• _Instructions for the task_: Would you please return the lines of the entries below starting at the line that has "Schedule sc;" and ending at the line that has "if (cp.idle) return sc;", both included, exactly as they are?

• _Records for this exercise_:

static void plan_group(const nnn_batch *h, int g, GroupPlan &p)
{
    const Paths &k = h->paths;
    p.g = g;
    const int m = k.back_mode >= 0 ? k.back_mode : g > 1 ? 0 : ((h->S_pad <= 8192 && !h->beside_others) ? 1 : 3);
    const bool fused = m == 1 || m == 2, all_g = m == 2 || m == 4;
    p.back = m == 0 || (g > 1 && !all_g) ? BACK_UNFUSED : (fused ? BACK_FUSED : BACK_RNN_ALONE);
    for (const nnn_batch::ModelGroup &G : h->groups)
        if ((fused ? G.back_lds : G.rnn16_lds) == 0) p.back = BACK_UNFUSED;
    const bool split = k.hp_split >= 0 ? k.hp_split != 0 : h->NT <= 256;
    p.hp = !split ? 0 : ((k.hp_tpb ? k.hp_tpb == 2 : (g > 1 && h->NT >= 8)) ? 2 : 1);
    p.floor = h->n_floored > 0;
    p.link = h->link_ch > 1;
    p.held = h->n_held > 0;
    p.lpc_in_pitch = g == 1 && h->S_pad <= (split ? 8192 : 6144) && k.lpc_wide < 0 && k.lpc_fc == 0;
    p.head = p.lpc_in_pitch && split && k.lpc_head != 0;
    p.lpc_fc = p.lpc_in_pitch ? 0 : lpc_launch(h, g);
    p.chain = pitch_chained(h, g);
    p.riders = g == 1 && p.back == BACK_FUSED && (k.x_rides >= 0 ? k.x_rides != 0 : h->S_pad <= 8192);
    for (size_t i = 0; i < h->groups.size(); i++) {
        const nnn_batch::ModelGroup &G = h->groups[i];
        const int min_g = k.wf_min_g > 0 ? k.wf_min_g : ((G.ntiles * (TILE / WF_ROWS) >= 1024 || h->beside_others) ? 2 : 1);
        p.rnn[i] = p.back == BACK_RNN_ALONE ? RK_BACK : !(G.wf && g >= min_g) ? RK_PLAIN : G.shape_builtin ? RK_WF_BUILTIN : RK_WF_ANY;
    }
}

using RnnWfKernel = decltype(&k_rnn_wf<WfShapeAny>);
using BackKernel = decltype(&k_back<true, BkShapeBuiltin>);
using RnnPlainKernel = decltype(&k_rnn<false>);
static const RnnPlainKernel kRnnKernels[2] = {k_rnn<false>, k_rnn<true>};
static const auto kVadKernel = &k_vad;
static const auto kNetKernel = &k_net;
static const RnnWfKernel kRnnWfKernels[2] = {k_rnn_wf<WfShapeAny>, k_rnn_wf<BkShapeBuiltin>};
#define NNN_BK(F, XR, HELD, FLOOR) {k_back<F, BkShapeBuiltin, XR, HELD, FLOOR, false>, k_back<F, BkShapeBuiltin, XR, HELD, FLOOR, true>}
static const BackKernel kBackFused[2][2][2][2] = {
    {{NNN_BK(true, false, false, false), NNN_BK(true, false, false, true)}, {NNN_BK(true, false, true, false), NNN_BK(true, false, true, true)}},
    {{NNN_BK(true, true, false, false), NNN_BK(true, true, false, true)}, {NNN_BK(true, true, true, false), NNN_BK(true, true, true, true)}}};
static const BackKernel kBackRnnAlone[2][2][2] = {
    {NNN_BK(false, false, false, false), NNN_BK(false, false, false, true)},
    {NNN_BK(false, false, true, false), NNN_BK(false, false, true, true)}};
#undef NNN_BK
static std::vector<const void *> big_lds_kernels()
{
    std::vector<const void *> v;
    for (RnnPlainKernel k : kRnnKernels) v.push_back((const void *)k);
    for (RnnWfKernel k : kRnnWfKernels) v.push_back((const void *)k);
    for (const auto &by_held : kBackFused)
        for (const auto &by_floor : by_held)
            for (const auto &by_link : by_floor)
                for (BackKernel k : by_link) v.push_back((const void *)k);
    for (const auto &by_floor : kBackRnnAlone)
        for (const auto &by_link : by_floor)
            for (BackKernel k : by_link) v.push_back((const void *)k);
    v.push_back((const void *)kVadKernel);
    v.push_back((const void *)kNetKernel);
    return v;
}

static void launch_stage(nnn_batch *h, int s, int set0, const GroupPlan &p, const StepParams *sp0, hipStream_t st, bool prof, bool plain_out, const StepParams *call = nullptr, int fill = 0,
                         const SplitIo *io = nullptr)
{
    const int g = p.g;
    if (g <= 0) return;
    const unsigned NT = (unsigned)h->NT, Sp = (unsigned)h->S_pad, ug = (unsigned)g;
    const Buffers &b = h->b[set0];
    Launcher L{h, st, prof};
    switch (s) {
    case ST_HP:
        if (p.hp == 2)
            L.go(K_HP, p.held ? k_hp2<2, true> : k_hp2<2, false>, dim3((NT + 1) / 2 + (p.head ? (5 * NT + 3) / 4 : 0)), dim3(256), 0, b, sp0, g, call ? *call : StepParams{}, call ? fill : 0, p.head ? 1 : 0);
        else if (p.hp == 1)
            L.go(K_HP, p.held ? k_hp2<1, true> : k_hp2<1, false>, dim3(NT + (p.head ? (5 * NT + 1) / 2 : 0)), dim3(128), 0, b, sp0, g, call ? *call : StepParams{}, call ? fill : 0, p.head ? 1 : 0);
        else L.go(K_HP, p.held ? k_hp<true> : k_hp<false>, dim3(NT), dim3(64), 0, b, sp0, g, call ? *call : StepParams{}, call ? fill : 0);
        if (p.lpc_in_pitch) break;
        if (!p.lpc_fc) L.go(K_LPC, k_lpc_wide, dim3(NT * ug), dim3(320), 0, b, sp0, g);
        else L.go(K_LPC, k_lpc, dim3(NT * ((ug + p.lpc_fc - 1) / p.lpc_fc)), dim3(64), 0, b, sp0, g, p.lpc_fc);
        break;
    case ST_PITCH: {
        const int chain = p.chain ? 1 : 0, seq0 = (int)(h->frame_count & 0x3fffffffu) + 1;
        const unsigned grid = Sp / PK_SPB * (chain ? ug : 1u);
        if (p.lpc_in_pitch)
            L.go(K_PITCH, p.held ? k_pitch<true, true> : k_pitch<true, false>, dim3(grid + (p.riders ? Sp / 8 : 0u)), dim3(PK_T), 0, b, sp0, g, chain, seq0, h->tickets, p.head ? 2 : 1, p.riders ? (int)grid : 0);
        else
            L.go(K_PITCH, p.held ? k_pitch<false, true> : k_pitch<false, false>, dim3(grid + (p.riders ? Sp / 8 : 0u)), dim3(PK_T), 0, b, sp0, g, chain, seq0, h->tickets, 0, p.riders ? (int)grid : 0);
        if (chain) h->tickets += grid;
        break;
    }
    case ST_FFT:
        if (p.back == BACK_FUSED) {
            for (const nnn_batch::ModelGroup &G : h->groups)
                L.go(K_BACK, kBackFused[p.riders][p.held][p.floor][p.link], dim3((unsigned)(G.ntiles * (TILE / BK_ROWS))), dim3(BK_T), G.back_lds, b, sp0, G.acts, G.wq, G.fpar, G.tile0, g);
            break;
        }
        L.go(K_FFT_XP, k_fft_xp, dim3(Sp * ug / FFT_SPB), dim3(64 * FFT_SPB), 0, b, sp0, g);
        break;
    case ST_RNN:
        if (p.back == BACK_FUSED) break;
        for (size_t i = 0; i < h->groups.size(); i++) {
            const nnn_batch::ModelGroup &G = h->groups[i];
            if (p.rnn[i] == RK_BACK)
                L.go(K_RNN, kBackRnnAlone[p.held][p.floor][p.link], dim3((unsigned)(G.ntiles * (TILE / BK_ROWS))), dim3(BK_T), G.rnn16_lds, b, sp0, G.acts, G.wq, G.fpar, G.tile0, g);
            else if (p.rnn[i] == RK_WF_BUILTIN || p.rnn[i] == RK_WF_ANY)
                L.go(K_RNN, kRnnWfKernels[p.rnn[i] == RK_WF_BUILTIN], dim3((unsigned)(G.ntiles * (TILE / WF_ROWS))), dim3(64 * WF_WAVES), G.wf_lds, b, G.plan, G.wp,
                     G.wq, G.fpar, G.tile0, g);
            else
                L.go(K_RNN, kRnnKernels[p.link], dim3((unsigned)(G.ntiles * (TILE / G.rows))), dim3(64 * RNN_WAVES), G.rnn_lds, b, G.plan, G.wq, G.fpar,
                     G.tile0, G.rows, g);
        }
        break;
    case ST_SYN:
        if (p.back == BACK_FUSED) break;
        if (plain_out) L.go(K_SYNTH, k_synth<true>, dim3(Sp / FFT_SPB), dim3(64 * FFT_SPB), 0, b, sp0, g);
        else L.go(K_SYNTH, k_synth<false>, dim3(Sp / FFT_SPB), dim3(64 * FFT_SPB), 0, b, sp0, g);
        break;
    case ST_FEAT:
        hipLaunchKernelGGL(k_features, dim3(NT), dim3(64 * FEAT_WAVES), 0, st, b, g);
        hipLaunchKernelGGL(k_features_out, dim3(NT * ug), dim3(FOUT_T), 0, st, b, io->features, io->silence, g);
        break;
    case ST_GAINS:
        hipLaunchKernelGGL(k_gains_in, dim3(NT), dim3(GIN_T), 0, st, b, io->gains, io->vad, g);
        break;
    case ST_FFT_FEAT:
        if (b.taps) hipLaunchKernelGGL(k_fft_xp, dim3(Sp * ug / FFT_SPB), dim3(64 * FFT_SPB), 0, st, b, sp0, g);
        else hipLaunchKernelGGL(k_fft_feat, dim3(Sp * ug / FFT_SPB), dim3(64 * FFT_SPB), 0, st, b, sp0, g);
        break;
    case ST_VAD:
        hipLaunchKernelGGL(k_features, dim3(NT), dim3(64 * FEAT_WAVES), 0, st, b, g);
        for (const nnn_batch::ModelGroup &G : h->groups)
            hipLaunchKernelGGL(kVadKernel, dim3((unsigned)(G.ntiles * (TILE / G.vad_rows))), dim3(64 * RNN_WAVES), G.vad_lds, st, b, sp0, G.plan, G.wq,
                               G.fpar, G.tile0, G.vad_rows, G.vad_mb, g);
        break;
    }
}

static int drain_profile(nnn_batch *h)
{
    for (size_t i = 0; i < h->evp_kernel.size(); i++) {
        float ms = 0.0f;
        HIPCHK(hipEventSynchronize(h->evp[2 * i + 1]));
        HIPCHK(hipEventElapsedTime(&ms, h->evp[2 * i], h->evp[2 * i + 1]));
        h->k_ms[h->evp_kernel[i]] += ms;
        h->k_launches[h->evp_kernel[i]] += 1;
        hipEventDestroy(h->evp[2 * i]);
        hipEventDestroy(h->evp[2 * i + 1]);
    }
    h->evp.clear();
    h->evp_kernel.clear();
    return 0;
}

struct CallPlan {
    std::vector<int> sizes;
    bool pipe;
    int sched, lanes;
    bool fold_fill, early_hp, hp_after;
    bool idle;
};
static CallPlan plan_call(const nnn_batch *h, int n_frames, hipStream_t st)
{
    const Paths &k = h->paths;
    CallPlan c;
    constexpr int PIPE_MIN = 32;
    const bool auto_big = k.sched_auto && h->S_pad > AUTO_BIG;
    c.idle = h->n_held == h->S;
    c.pipe = !c.idle && k.use_pipeline && k.sched != SCHED_SEQ && !h->profiling && n_frames >= PIPE_MIN && !(auto_big && h->depth < 2);
    if (c.pipe) {
        int n = 2;
        while ((n_frames + n - 1) / n > h->gmax) n += 2;
        if (n > n_frames) n = n_frames;
        for (int i = 0; i < n; i++) c.sizes.push_back(n_frames / n + (i < n_frames % n ? 1 : 0));
    } else {
        for (int rem = n_frames; rem > 0; rem -= c.sizes.back()) c.sizes.push_back(rem < h->gmax ? rem : h->gmax);
    }
    c.sched = auto_big ? (c.sizes.size() <= 2 ? SCHED_STAGES : SCHED_LANES) : k.sched;
    c.lanes = auto_big ? 2 : k.n_lanes;
    c.fold_fill = (!c.pipe && !h->profiling) || c.idle;
    c.early_hp = c.pipe && k.inputs_ready && !h->host_call && h->prev_pipe && h->prev_st == st && c.sched == SCHED_LANES && h->pool[0];
    c.hp_after = c.sched == SCHED_LANES && c.lanes == 1 && h->S_pad >= 8192;
    return c;
}

constexpr int MAX_WAITS = 1 + 1 + 1;
static_assert(MAX_WAITS >= 1 + 1, "hp: the pitch kernel before it (hp_after) and the ring edge; rnn, synth: previous stage and previous group; fft_xp: previous stage");
enum WaitOrigin { W_THIS = 0, W_PREV = 1, W_DONE = 2 };
enum FillWhere { FILL_FOLDED = 0, FILL_CALLER = 1, FILL_POOL0 = 2 };
struct Wait { int origin, stage, group; };
struct Node {
    int stage, group, frames, first;
    int stream;
    bool first_use;
    bool record;
    bool fill;
    int n_waits;
    Wait waits[MAX_WAITS];
};
struct Schedule {
    std::vector<Node> nodes;
    int fill = FILL_FOLDED;
    bool fill_after_done = false;
    int last_syn = -1;
};

static Schedule plan_schedule(const nnn_batch *h, const CallPlan &cp)
{
    Schedule sc;
    const int n_groups = (int)cp.sizes.size(), par = (int)((h->call_count + 1) & 1);
    sc.fill = cp.early_hp ? FILL_POOL0 : (cp.fold_fill ? FILL_FOLDED : FILL_CALLER);
    sc.fill_after_done = cp.early_hp && h->have_done[par];
    if (cp.idle) return sc;
    auto stream_of = [&](int s, int k) -> int {
        if (!cp.pipe) return -1;
        if (cp.sched == SCHED_STAGES) return s == ST_HP ? 0 : (s == ST_PITCH ? 1 : (s == ST_FFT ? 2 : (s == ST_RNN ? 3 : -1)));
        return s == ST_HP ? 0 : (k % cp.lanes) - (k % cp.lanes == 0 ? 1 : 0);
    };
    auto consumers_elsewhere = [&](int s, int k) {
        const int me = stream_of(s, k);
        if (s + 1 < ST_COUNT && stream_of(s + 1, k) != me) return true;
        if ((s == ST_HP || s == ST_PITCH || s == ST_RNN || s == ST_SYN) && k + 1 < n_groups && stream_of(s, k + 1) != me) return true;
        if (s == ST_SYN) return true;
        if (cp.hp_after && s == ST_PITCH) return true;
        return false;
    };
    bool used[NSTREAMS] = {cp.early_hp};
    const int pn = (int)h->prev_first.size();
    sc.nodes.reserve((size_t)n_groups * ST_COUNT);
    for (int k = 0, t = 0; k < n_groups; t += cp.sizes[k++]) {
        const int g = cp.sizes[k];
        for (int s = 0; s < ST_COUNT; s++) {
            Node n = {};
            const int si = stream_of(s, k);
            n.stage = s, n.group = k, n.frames = g, n.first = t, n.stream = si;
            n.first_use = si >= 0 && !used[si];
            if (si >= 0) used[si] = true;
            n.fill = cp.fold_fill && k == 0 && s == ST_HP;
            n.record = cp.pipe && consumers_elsewhere(s, k);
            auto wait = [&](int origin, int ds, int dk) { n.waits[n.n_waits++] = Wait{origin, ds, dk}; };
            auto wait_for = [&](int ds, int dk) {
                if (dk < 0 || dk < k - EVR + 1) return;
                if (stream_of(ds, dk) != si) wait(W_THIS, ds, dk);
            };
            if (s > 0) wait_for(s - 1, k);
            if (s == ST_HP || s == ST_PITCH || s == ST_RNN || s == ST_SYN) wait_for(s, k - 1);
            if (s == ST_PITCH) wait_for(ST_SYN, k - h->depth);
            if (s == ST_HP && cp.hp_after) {
                if (k > 0) wait_for(ST_PITCH, k - 1);
                else if (cp.early_hp && pn > 0) wait(W_PREV, ST_PITCH, pn - 1);
            }
            if (s == ST_HP && cp.pipe) {
                const int need = t + g - 1 + 3 - h->nslot;
                int dk = -1;
                for (int j = 0; j < k; j++)
                    if (sc.nodes[(size_t)j * ST_COUNT].first <= need) dk = j;
                wait_for(ST_SYN, dk);
                if (cp.early_hp && need < 0) {
                    const long long pf = (long long)h->frame_count + need - (long long)h->prev_frame0;
                    int pj = -1;
                    for (int j = 0; j < pn; j++)
                        if (h->prev_first[j] <= pf) pj = j;
                    if (pf >= 0 && pj >= 0 && pn - pj < EVR) wait(W_PREV, ST_SYN, pj);
                    else if (h->have_done[par]) wait(W_DONE, 0, 0);
                }
            }
            sc.nodes.push_back(n);
        }
    }
    if (stream_of(ST_SYN, n_groups - 1) >= 0) sc.last_syn = n_groups - 1;
    return sc;
}
static hipEvent_t wait_event(const nnn_batch *h, int par, const Wait &w)
{
    return w.origin == W_DONE ? h->ev_done[par] : h->ev[w.origin == W_PREV ? h->prev_par : par][w.stage][w.group % EVR];
}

• _Output for this task_:
    Schedule sc;
    const int n_groups = (int)cp.sizes.size(), par = (int)((h->call_count + 1) & 1);
    sc.fill = cp.early_hp ? FILL_POOL0 : (cp.fold_fill ? FILL_FOLDED : FILL_CALLER);
    sc.fill_after_done = cp.early_hp && h->have_done[par];
    if (cp.idle) return sc;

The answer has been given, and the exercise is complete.